> [Work item]: The required answer is a copy of each line in the entries below that includes "void".
'''
# mll-lab-nu/TStar

Hardware: AMD Instinct MI355X
Metric: candidate frames scored/sec (whole node) + sec/video to 8 keyframes, 1h@1fps (higher is better)
Workload: dtype f32 held exactly as 3 bf16 terms per operand: every GEMM and vision-attention operand (activations, weights, Q, K, V, softmax probabilities) = three round-to-nearest bf16 terms carrying all 24 significand bits; the 6 partial products with i + j <= 2 (each exact) on v_mfma_f32_32x32x16_bf16, f32 accu

## Files before the change

include/tstar_hip.h:

```cpp
#ifndef TSTAR_HIP_H
#define TSTAR_HIP_H

#include <stddef.h>
#include <stdint.h>

#ifdef __cplusplus
extern "C" {
#endif

#define TSTAR_OK 0
#define TSTAR_ERR_ARG 1
#define TSTAR_ERR_HIP 2
#define TSTAR_ERR_STATE 3

#define TSTAR_OWL_NPATCH 576
#define TSTAR_OWL_QDIM 512
#define TSTAR_OWL_TEXT_LEN 16
#define TSTAR_OWL_MAX_QUERIES 32
#define TSTAR_OWL_MAX_SETS 64

const char* tstar_last_error(void);
int tstar_abi_version(void);
size_t tstar_owl_vision_blob_floats(void);
size_t tstar_owl_text_blob_floats(void);

typedef struct tstar_owl tstar_owl;

#define TSTAR_WEIGHTS_F32 0
#define TSTAR_WEIGHTS_BF16 1
#define TSTAR_WEIGHTS_BF16_EXACT 3
#define TSTAR_WEIGHTS_F32X3 4
int tstar_owl_create(tstar_owl** out, const float* h_vision_blob, size_t n_vision,
                     const float* h_text_blob, size_t n_text, const float* h_norm_lut, int max_batch,
                     int weights_mode);
int tstar_owl_create_ex(tstar_owl** out, int image_size, int patch_size, const float* h_vision_blob, size_t n_vision,
                        const float* h_text_blob, size_t n_text, const float* h_norm_lut, int max_batch, int weights_mode);
size_t tstar_owl_vision_blob_floats_ex(int image_size, int patch_size);
int tstar_owl_create_in(tstar_owl** out, int input_h, int input_w, int patch_size, const float* h_vision_blob, size_t n_vision,
                        const float* h_text_blob, size_t n_text, const float* h_norm_lut, int max_batch, int weights_mode);
size_t tstar_owl_vision_blob_floats_in(int input_h, int input_w, int patch_size);
#define TSTAR_OWL_FAMILY_OWLVIT 0
#define TSTAR_OWL_FAMILY_OWLV2 1
int tstar_owl_create_family(tstar_owl** out, int family, int input_h, int input_w, int patch_size, const float* h_vision_blob,
                            size_t n_vision, const float* h_text_blob, size_t n_text, const float* h_norm, int max_batch,
                            int weights_mode);
size_t tstar_owl_vision_blob_floats_family(int family, int input_h, int input_w, int patch_size);
int tstar_owl_num_patches(tstar_owl* h);
int tstar_owl_destroy(tstar_owl* h);
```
'''
> [Task result]:
const char* tstar_last_error(void);
int tstar_abi_version(void);
size_t tstar_owl_vision_blob_floats(void);
size_t tstar_owl_text_blob_floats(void);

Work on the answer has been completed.